Dick Smith. Photo: Frances Mocnik.

Outspoken entrepreneur Dick Smith has issued an SOS to the creative industry, saying unless "another Neville Corbett or John Singleton" can help turn sales of his OzeSauce around within six months, he will shut down Dick Smith Foods and "move to Monaco".

In a full-page long-copy print ad in tomorrow's AdNews, Smith – who has so far done all advertising and branding himself – calls for an "advertising genius" with a "strong sense of patriotism" to come up with an "inexpensive form of marketing so every Australian family becomes a supporter". His goal is to boost market share from 1.6% to 5%.

Dick Smith Foods works on the Paul Newman model where all profits are given to charity, but Smith says most of his money at the moment is spent on advertising – including a “small fortune” of the $1.4 million last year “we had to spend with the American-owned Murdoch press which, in turn, rubbishes us all the time because we dare mention the importance of Aussie ownership”.
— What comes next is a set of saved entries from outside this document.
static int accept_steps(lsa_ctx* ctx, lsa_krylov* k, const HessView& H, bool delayed, const char* slots, size_t slot_stride, const double* chk,
                        size_t chk_stride, int32_t nb, ExtendCursor* c, int32_t* breakdown, int32_t* accepted_out) {
    lsa_op* op = k->op;
    const double rtol = op->opts.ksp_rtol;
    cplx* hwork = (cplx*)k->hcol.data();
    const int32_t j = c->j;
    int32_t accepted = 0;
    *accepted_out = 0;
    for (int32_t s = 0; s < nb; ++s, ++accepted) {
        const cplx* hc = (const cplx*)(slots + (size_t)s * slot_stride);
        const bool first = s == 0 && !c->pending;
        if (delayed && !first) {
// ... 19 lines not shown
            *breakdown = j + s;
            return LSA_OK;
        }
    }
    c->j = j + accepted;
    *accepted_out = accepted;
    if (accepted < nb) k->t_for = -1;
    return LSA_OK;
}

static int extend_pipelined(lsa_ctx* ctx, lsa_krylov* k, const HessView& H, ExtendCursor* c, int32_t j1, int32_t* breakdown) {
    StepPlan plan = step_plan(ctx, k);
    LSA_CHECK(pipelined_prepare(ctx, k, plan));
    const int32_t slots = std::max(k->batch, 1);
    const size_t colb = krylov_slot_bytes(k->ncv);
    LSA_CHECK(lsa_ensure_scratch(ctx, 0, (size_t)slots * (colb + 2 * sizeof(double))));
    const bool delayed = plan.orth == Orth::dcgs2;
    char* host = (char*)ctx->pinned;
    k->t_for = -1;
    for (; c->j < j1 && plan.pipelined; plan = step_plan(ctx, k)) {
        const int32_t nb = std::min<int32_t>(slots, j1 - c->j);
        const double tq = now_s();
        for (int32_t s = 0; s < nb; ++s) {
            const int rc = krylov_enqueue_step(ctx, k, plan, c->j + s, s, s == 0 && !c->pending);
            if (rc != LSA_OK) {
                (void)hipStreamSynchronize(ctx->stream);
                return rc;
            }
        }
        if (plan.tail) LSA_CHECK(k_cgs2_tail_checks(ctx, nb, k->tail_nparts, k->tail_parts, k->checks));
        LSA_HIP_CHECK(ctx, hipMemcpyAsync(host, k->Hdev, (size_t)nb * colb, hipMemcpyDeviceToHost, ctx->stream));
        LSA_HIP_CHECK(ctx, hipMemcpyAsync(host + (size_t)slots * colb, k->checks, (size_t)nb * 2 * sizeof(double), hipMemcpyDeviceToHost, ctx->stream));
        const double tw = now_s();
        LSA_HIP_CHECK(ctx, hipStreamSynchronize(ctx->stream));
        if (krylov_switches().timing) fprintf(stderr, "[lsa_krylov] %d steps queued in %.3f ms, waited %.3f ms\n", nb, 1e3 * (tw - tq), 1e3 * (now_s() - tw));
        int32_t accepted = 0;
        LSA_CHECK(accept_steps(ctx, k, H, delayed, host, colb, (const double*)(host + (size_t)slots * colb), 2, nb, c, breakdown, &accepted));
        if (*breakdown >= 0) return LSA_OK;
    }
    if (c->pending) {
        const int32_t j = c->j;
        LSA_CHECK(k_dcgs2_step(ctx, k->n, j, k->V, k->n, nullptr, 0, k->Hdev, k->ncv, k->ow.fused, nullptr, nullptr, nullptr));
        LSA_HIP_CHECK(ctx, hipMemcpyAsync(host, k->Hdev, colb, hipMemcpyDeviceToHost, ctx->stream));
        LSA_HIP_CHECK(ctx, hipStreamSynchronize(ctx->stream));
        c->pending = false;
        const int what = finish_column(H, j, (const cplx*)host);
        if (what < 0) return arnoldi_nonfinite(ctx, j - 1);
        if (what > 0) *breakdown = j - 1;
    }
    return LSA_OK;
}

static int extend_one_step(lsa_ctx* ctx, lsa_krylov* k, const HessView& H, int32_t j, int32_t j1, int32_t* breakdown) {
    const size_t vb = (size_t)k->n * 16;
    k->t_for = -1;
    for (; j < j1; ++j) {
        const void* vj = (char*)k->V + (size_t)j * vb;
        void* vn = (char*)k->V + (size_t)(j + 1) * vb;
        LSA_CHECK(op_apply_dev(ctx, k->op, vj, k->w));
        LSA_CHECK(orthonormalize(ctx, LSA_C128, k->n, k->V, k->n, j + 1, k->w, vn, k->ow, k->hcol.data()));
        const int what = take_column(H, j, (const cplx*)k->hcol.data());
        if (what < 0) return arnoldi_nonfinite(ctx, j);
        if (what > 0) {
            *breakdown = j;
            break;
        }
    }
    return LSA_OK;
}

“I have finally realised I'm a failure,” Smith told AdNews. “I used to be quite good [at marketing] when I was young, but I must have lost it. I do all the labels [for OzeSauce] myself – nothing's standardised. It gets anyone who knows anything about branding and marketing really mad.”

Smith said he was looking for an Australian agency "because I'd be destroyed by you people in the media if I didn't", but admitted "if a foreign company came up with a great idea I'd have to use it and then say, look how rubbish we are".

However, he said he would “rather it's just an individual, some brilliant creative person who works for some terrible foreign agency and is disillusioned, who rings me up or sends me an email with a fantastic idea, and I'd ask them how much they want”.

Coles has given OzeSauce a six-month stay of execution before being cut from its shelves, and Smith says it's “make or break” – if he can't turn sales around within that time “it'll be the end of Dick Smith Foods”. “I'll go and live in Monaco. Why would you want to be living here if you can't be patriotic and support Australian farmers?”

He also slammed marketing on social media as “a complete waste of time, a complete sham”, referring to his infamous Australia Day ad (“There's only one Dick I'll be eating on Australia Day”). Smith said despite nearly three quarters of a million views, the ad had “zero effect on sales”.

“All this raving about how fantastic the internet is at advertising, it doesn't work. Clearly people who buy groceries don't look at things like that. It seems to be only young people – they must not buy groceries. Maybe they're still living at home and their parents do the shopping.”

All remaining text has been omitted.